Dynamics is in that top three. For giving that final polish to a mix, a limiter is essential. It’s also nice to have the warm sound of tape, a format I don’t miss (it wobbled, it hissed, was expensive to run and required regular maintenance). Another one man shop is Massey plugins, and I use his limiter and tape simulation plugins (just the warmth, not the other stuff). He had a very cute updater for small money, so that had to be done. A few bugs but they’re sorted now. So notmuchofabummer #2.

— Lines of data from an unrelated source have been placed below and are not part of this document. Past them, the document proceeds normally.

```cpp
struct ConvGeo {
    int TH, TW, waves, MI;
};
static inline ConvGeo conv_geo(int Hout, int Wout, int stride, bool up2 = false, bool fine = false) {
    if (up2) return Wout >= 16 ? ConvGeo{8, 16, 4, 1} : ConvGeo{8, 8, 2, 1};
    if (stride == 2) return Wout >= 16 ? ConvGeo{8, 16, 4, 1} : ConvGeo{8, 8, 2, 1};
    const int area = Hout * Wout;
    if (fine && area <= 1024) return Wout >= 16 && area > 256 ? ConvGeo{8, 16, 4, 1} : ConvGeo{8, 8, 2, 1};
    if (Wout >= 32 && area > 512) return {8, 32, 4, 2};
    if (Wout >= 16 && area > 128) return {8, 16, 4, 1};
    return {8, 8, 2, 1};
}
static inline void conv_ntiles(int Cout, int* ntiles_padded, int* NI) {
    int raw = cdiv(Cout, 32);
    if (raw <= 4) { *NI = raw; *ntiles_padded = raw; return; }
    for (int ni = 4; ni >= 2; --ni)
        if (raw % ni == 0) { *NI = ni; *ntiles_padded = raw; return; }
    *NI = 4; *ntiles_padded = cdiv(raw, 4) * 4;
}
static inline int conv_cin_pad(int Cin) { return cdiv(Cin, 32) * 32; }

int launch_conv(const ccdm_conv_args& a, hipStream_t s);
int launch_conv_input_absmax(const ccdm_conv_args& a, float* out, hipStream_t s);
int launch_attention(const float* qkv, float* out, int N, int T, int Ta, int C, int heads, int order, hipStream_t s);
int launch_posterior(const ccdm_post_args& a, hipStream_t s);
int launch_stats_fold(const double* in, int N, int S_in, int C, int S_out, double* out, hipStream_t s);
int launch_attn_block(const ccdm_attn_block_args& a, hipStream_t s);
int launch_resample(const ccdm_resample_args& a, hipStream_t s);
int launch_stem(const ccdm_stem_args& a, hipStream_t s);
int launch_head(const ccdm_head_args& a, const ccdm_post_args& post, hipStream_t s);
bool attn_block_supported(int T, int C, int heads);

}
```

### ccdm_stochastic_segmentation_amd/csrc/ccdm_conv.hip

```cpp
#include "ccdm_common.h"
#include "ccdm_conv_common.h"

#include <cmath>
#include <cstdlib>
#include <type_traits>
#include <vector>

namespace ccdm {


constexpr int min_waves(int mi, int ni, int prec, int ckt, int threads) {
    if (threads > 512) return 3;
    if (prec != CCDM_PREC_F32 && ckt >= 32) return 2;
    return mi * ni <= 2 ? 3 : (mi * ni <= 4 ? 2 : 1);
}

template <int PREC, int CKT, int KS, int STRIDE, int TH, int TW, int WAVES, int MI, int NI, int KSP = 1, bool UP2 = false, bool SKWT = false>
__global__ __launch_bounds__(WAVES * KSP * 64, min_waves(MI, NI, PREC, CKT, WAVES * KSP * 64)) void k_conv(const ConvK k) {
    constexpr int NT = WAVES * KSP * 64;
    static_assert(KSP == 1 || KSP == KS, "tap split is by kernel row");
    static_assert(!UP2 || (KS == 3 && STRIDE == 1 && KSP == 1 && (NI == 1 || NI == 4) && PREC != CCDM_PREC_F32), "sub-pixel form: 3x3, stride 1, F16X3, one phase or all four");
    constexpr int NTAP = UP2 ? 4 : KS * KS;
    constexpr int CK = CKT, PIXB = conv_pixb(PREC, CKT);
    constexpr int KST = CK / 16;
// ... 852 lines not shown
    ConvK k;
    k.a = a;
    k.core_unmasked = 0;
    const int prec = a.prec & 255;
    k.cin_pad = cin_pad_for(C, prec);
    k.cin_pad_skip = a.skip0 ? cin_pad_for(a.SC0 + a.SC1, prec) : 0;
    k.skip_wide = 0;
    int NI;
    conv_ntiles(up2 ? 4 * a.Cout : a.Cout, &k.ntiles, &NI);
    const int tH = up2 ? a.Hin : a.Hout, tW = up2 ? a.Win : a.Wout;
    const ConvGeo g = conv_geo(tH, tW, a.stride, up2, a.fine_slices != 0);
    if (up2) NI = g.TW == 16 ? 4 : 1;
    else if (g.TW < 32) NI = 1;
    else {
        const long blocks2 = (long)a.N * conv_slices(a.Hout, a.Wout, a.stride, false, a.fine_slices) * (k.ntiles / 2);
        NI = (k.ntiles % 2 == 0 && blocks2 >= 512) ? 2 : 1;
    }
    k.tiles_x = cdiv(tW, g.TW);
    k.tiles_y = cdiv(tH, g.TH);
    k.slices = conv_slices(tH, tW, a.stride, up2, a.fine_slices);
    const bool ks = conv_takes_ks(a);
    if (ks) k.slices = conv_ks_slices(a);
    k.wscale = reinterpret_cast<const float*>(static_cast<const char*>(a.w) +
                                              (up2 ? packed_frag_bytes(4 * a.Cout, C, 2, prec) : packed_frag_bytes(a.Cout, C, a.ksize, prec)));
    const int want_slices = (up2 && NI == 1 ? 4 : 1) * k.slices;
    if (a.out_stats) CCDM_REQUIRE(a.out_slices == want_slices, "conv: out_slices %d != %d", a.out_slices, want_slices);
    if (up2 && upconv_eligible(a)) {
        const int rcu = launch_upconv(a, k.slices, k.ntiles, k.wscale, s);
        if (rcu) return rcu;
        CCDM_CHECK_LAUNCH("upconv");
        return 0;
    }
    if (conv1x1_eligible(a, k.slices)) {
        const int rc1 = launch_conv1x1(a, k.slices, k.ntiles, k.wscale, s);
        if (rc1) return rc1;
        CCDM_CHECK_LAUNCH("conv1x1");
        return 0;
    }
    if (ks) {
        const int rck = launch_conv_ks(a, k.ntiles, k.wscale, s);
        if (rck) return rck;
        CCDM_CHECK_LAUNCH("conv_ks");
        return 0;
    }
    const int HP = ((g.TH - 1) * a.stride + a.ksize) * ((g.TW - 1) * a.stride + a.ksize);
    const int ck = chunk_ck(a, g);
    {
        k.skip_wide = (a.skip0 && prec == CCDM_PREC_F16X3 && a.ksize == 3 && a.stride == 1 && !a.up && g.TW == 32 && NI == 1 && ck == 16 &&
                       a.SC0 % 32 == 0 && a.SC1 % 32 == 0 && !(a.prec >> 8)) ? 1 : 0;
    }
    {
        const int SC = a.SC0 + a.SC1;
        const bool chan_ok = a.C0 % ck == 0 && a.C1 % ck == 0 && (!a.skip0 || (a.SC0 % ck == 0 && a.SC1 % ck == 0 && SC > 0));
        k.core_unmasked = ((up2 ? a.Win : Wc) % (g.TW * a.stride) == 0 && chan_ok) ? 1 : 0;
    }
    CCDM_REQUIRE(a.C1 == 0 || a.C0 % ck == 0, "conv: first source has %d channels; a concatenated input must split at a multiple of the %d-channel chunk", a.C0, ck);
    CCDM_REQUIRE(a.SC1 == 0 || a.SC0 % ck == 0, "conv: first skip source has %d channels; a concatenated input must split at a multiple of the %d-channel chunk", a.SC0, ck);
    CCDM_REQUIRE((k.cin_pad + k.cin_pad_skip) / ck <= 64, "conv: %d input (+%d skip) channels make more than 64 chunks of %d (chunk descriptors live in the 64 lanes of a register)",
                 k.cin_pad, k.cin_pad_skip, ck);
    size_t lds = (size_t)HP * conv_pixb(prec, ck);
    lds = (lds + 15) / 16 * 16;
    if (prec != CCDM_PREC_F32) lds += (size_t)(up2 ? 4 : a.ksize * a.ksize) * (ck / 16) * NI * FRAG_BYTES;
    const int ksp = tap_split(a, g) ? 3 : 1;
    const size_t red = (size_t)g.waves * ksp * NI * 32 * 16;
    if (lds < red) lds = red;
    const size_t epi = (size_t)g.waves * ksp * g.MI * 32 * EPI_ROW * 4;
    if (lds < epi) lds = epi;
    if (a.stats0) {
        const size_t nthreads = (size_t)g.waves * ksp * 64;
        const size_t ex = (size_t)C > nthreads ? (size_t)C : nthreads;
        if (lds < ex * 16) lds = ex * 16;
        lds += (size_t)C * 8;
    }
    CCDM_REQUIRE(lds <= 160 * 1024, "conv: LDS %zu too large", lds);
    dim3 grid(a.N * k.slices, k.ntiles / NI);
    const int rc = prec == CCDM_PREC_F32 ? launch_prec<CCDM_PREC_F32>(k, g, NI, ck, grid, lds, s)
                   : prec == CCDM_PREC_F16 ? launch_prec<CCDM_PREC_F16>(k, g, NI, ck, grid, lds, s)
                                           : launch_prec<CCDM_PREC_F16X3>(k, g, NI, ck, grid, lds, s);
    if (rc) return rc;
    CCDM_CHECK_LAUNCH("conv");
    return 0;
}

}

extern "C" int ccdm_conv_slices(int Hout, int Wout, int stride, int ksize) {
    (void)ksize;
    return ccdm::conv_slices(Hout, Wout, stride);
}

extern "C" int ccdm_upconv_supported(int Cin, int Cout, int prec) {
    return prec == CCDM_PREC_F16X3 && Cin > 0 && Cin % 4 == 0 && Cout > 0 && Cout % 32 == 0;
}

extern "C" int ccdm_upconv_slices(int Hin, int Win) {
    return ccdm::upconv_out_slices(Hin, Win, 0);
}

extern "C" int ccdm_conv_out_slices(const ccdm_conv_args* a) {
    if (!a) return ccdm::fail("ccdm_conv_out_slices: null args");
    return ccdm::conv_out_slices(*a);
}

extern "C" int ccdm_conv_slices_ex(int Hin, int Win, int ksize, int stride, int up, int fine) {
    if (up == 2) return ccdm::upconv_out_slices(Hin, Win, fine);
    const int Hc = up ? 2 * Hin : Hin, Wc = up ? 2 * Win : Win, pad = ksize / 2;
    return ccdm::conv_slices((Hc + 2 * pad - ksize) / stride + 1, (Wc + 2 * pad - ksize) / stride + 1, stride, false, fine);
}

extern "C" int ccdm_conv2d(const ccdm_conv_args* a, void* stream) {
    if (!a) return ccdm::fail("ccdm_conv2d: null args");
    return ccdm::launch_conv(*a, (hipStream_t)stream);
}

extern "C" size_t ccdm_pack_conv_weight_ex(const float* oihw, int Cout, int Cin, int ksize, int prec, const float* cout_absmax, void* out);

extern "C" size_t ccdm_pack_conv_weight(const float* oihw, int Cout, int Cin, int ksize, int prec, void* out) {
    return ccdm_pack_conv_weight_ex(oihw, Cout, Cin, ksize, prec, nullptr, out);
}

extern "C" size_t ccdm_pack_conv_weight_ex(const float* oihw, int Cout, int Cin, int ksize, int prec, const float* cout_absmax, void* out) {
    if (prec != CCDM_PREC_F32 && prec != CCDM_PREC_F16X3) { ccdm::fail("pack: precision %d not built", prec); return 0; }
    int ntiles, NI;
    ccdm::conv_ntiles(Cout, &ntiles, &NI);
    const int cin_pad = ccdm::cin_pad_for(Cin, prec), taps = ksize * ksize;
    const size_t frag = ccdm::packed_frag_bytes(Cout, Cin, ksize, prec);
    const size_t total = frag + (prec == CCDM_PREC_F16X3 ? (size_t)ntiles * 32 * sizeof(float) : 0);
    if (!out) return total;
    if (prec == CCDM_PREC_F32) {
        float* o = static_cast<float*>(out);
        for (int tap = 0; tap < taps; ++tap)
            for (int kp = 0; kp < cin_pad / 2; ++kp)
                for (int nt = 0; nt < ntiles; ++nt)
                    for (int l = 0; l < 64; ++l) {
                        const int co = nt * 32 + (l & 31), ci = 2 * kp + (l >> 5);
                        float v = 0.f;
                        if (co < Cout && ci < Cin) v = oihw[((size_t)co * Cin + ci) * taps + tap];
                        o[(((size_t)tap * (cin_pad / 2) + kp) * ntiles + nt) * 64 + l] = v;
                    }
        return total;
    }
    _Float16* o = static_cast<_Float16*>(out);
    float* sc = reinterpret_cast<float*>(static_cast<char*>(out) + frag);
    std::vector<float> mul(ntiles * 32, 1.0f);
    for (int co = 0; co < ntiles * 32; ++co) {
        float mx = 0.f;
        if (co < Cout) {
            if (cout_absmax) mx = cout_absmax[co];
            else for (size_t i = 0; i < (size_t)Cin * taps; ++i) mx = fmaxf(mx, fabsf(oihw[(size_t)co * Cin * taps + i]));
        }
        int e = 0;
        if (mx > 0.f && std::isfinite(mx)) { int ex; frexpf(mx, &ex); e = 10 - ex; }
        if (e > 60) e = 60;
        if (e < -60) e = -60;
        mul[co] = ldexpf(1.0f, e);
        sc[co] = ldexpf(1.0f, -e) / ccdm::ACT_PRESCALE;
    }
    for (int tap = 0; tap < taps; ++tap)
        for (int ks = 0; ks < cin_pad / 16; ++ks)
            for (int nt = 0; nt < ntiles; ++nt)
                for (int l = 0; l < 64; ++l)
                    for (int j = 0; j < 8; ++j) {
                        const int co = nt * 32 + (l & 31), ci = 16 * ks + 8 * (l >> 5) + j;
                        float v = 0.f;
                        if (co < Cout && ci < Cin) v = oihw[((size_t)co * Cin + ci) * taps + tap] * mul[co];
                        const _Float16 hi = (_Float16)v;
// ... 28 lines not shown
```

### ccdm_stochastic_segmentation_amd/csrc/ccdm_engine.hip

```cpp
#include "ccdm_common.h"

#include <map>
#include <vector>

namespace ccdm {

__global__ void k_step_set(int32_t* p, int32_t v) { *p = v; }
__global__ void k_step_inc(int32_t* p) { *p += 1; }
__global__ void k_run_set(ccdm_post_run* dst, const ccdm_post_run v) { *dst = v; }
__global__ __launch_bounds__(256) void k_absmax(const float* __restrict__ x, size_t n4, float* out) {
    float m = 0.f;
    bool bad = false;
    for (size_t i = (size_t)blockIdx.x * blockDim.x + threadIdx.x; i < n4; i += (size_t)gridDim.x * blockDim.x) {
        const float4 v = reinterpret_cast<const float4*>(x)[i];
        bad |= !(fabsf(v.x) <= 3.0e38f) | !(fabsf(v.y) <= 3.0e38f) | !(fabsf(v.z) <= 3.0e38f) | !(fabsf(v.w) <= 3.0e38f);
        m = fmaxf(m, fmaxf(fmaxf(fabsf(v.x), fabsf(v.y)), fmaxf(fabsf(v.z), fabsf(v.w))));
    }
    if (bad) m = __builtin_inff();
#pragma unroll
    for (int off = 32; off > 0; off >>= 1) m = fmaxf(m, __shfl_xor(m, off));
    if ((threadIdx.x & 63) == 0) atomicMax(reinterpret_cast<unsigned*>(out), __float_as_uint(m));
}

struct Op {
    int kind;
    ccdm_conv_args conv;
    const float* qkv; float* out; int N, T, C, heads, order;
    const double* fin; double* fout; int S_in, S_out;
    ccdm_attn_block_args ab;
    ccdm_resample_args rs;
    ccdm_stem_args st;
    ccdm_head_args hd;
};
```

A really old tape echo box.
Then there’s echo. I love echo. It gives space. It gives rhythm. It make da funk (I love syncopation). You’d think it’s not a big deal, the bundled plugins are very good. But in their wisdom Avid changed the look of the plugin which did two annoying things. The controls are now all in a different place for no particular reason except to annoy your 10+ year old muscle memory. The other thing is it has exactly the same sound and parameters as the old one, but it doesn’t recognise the settings. So you have to open your track in the old Pro Tools and manually convert each delay to the new one before it will sound the same in the new Pro Tools. And old Pro Tools is “unsupported” (translation: unstable) in Mavericks. Aaaaaargh! Bummer #3.
Echo problem 2
I said earlier I don’t miss tape- the wobble, the noise etc. The exception is echo. The messedupness of tape does lovely things to echo. A few years ago I bought Line 6 Podfarm for cheap. The TubeEcho in there is my ideal echo. I even use it to make stuff sound like it’s recorded on a crappy old tape. This is another plugin that will never be updated. After a lot of research and tips from friends, I was able to make SoundToys EchoBoy do the same thing. So I’ve started saving up to buy that one. Or maybe not- it doesn’t do the crappy old tape thing with quite as much character- or at least, I haven’t fully explored the possible tweaks. So that fully functioning demo is gonna be working hard for the next 21 days.
The big problem solver
So there’s this guy (why is it always a guy?) somewhere in Europe called ddmf. He makes a lovely sounding Equaliser that I use when I want to pile on the top end with impunity. And it’s a total bargain. Now he makes Metaplugin. This will take almost any other plugin format (there are quite a few) wrap its arms around it and cuddle it so it will work inside Pro Tools. It does some other cool stuff as well. Bingo! The Korg and the Mellowmuse work with it. PodFarm doesn’t, but that’s OK.
So all of that technical crap is now sorted, it’s back to playing in the sandpit and making music. I plan to release one track a week. Starting soon. In a few months, I will have a completed thing we will call an “album”. A nice vague deadline, so I don’t get deafened as it makes that whooshing noise as it flies by (to paraphrase Douglas Adams).
Chow for now!
Tomás.
Edit- this was reposted on September 23rd because the original got lost in the changeover to new servers.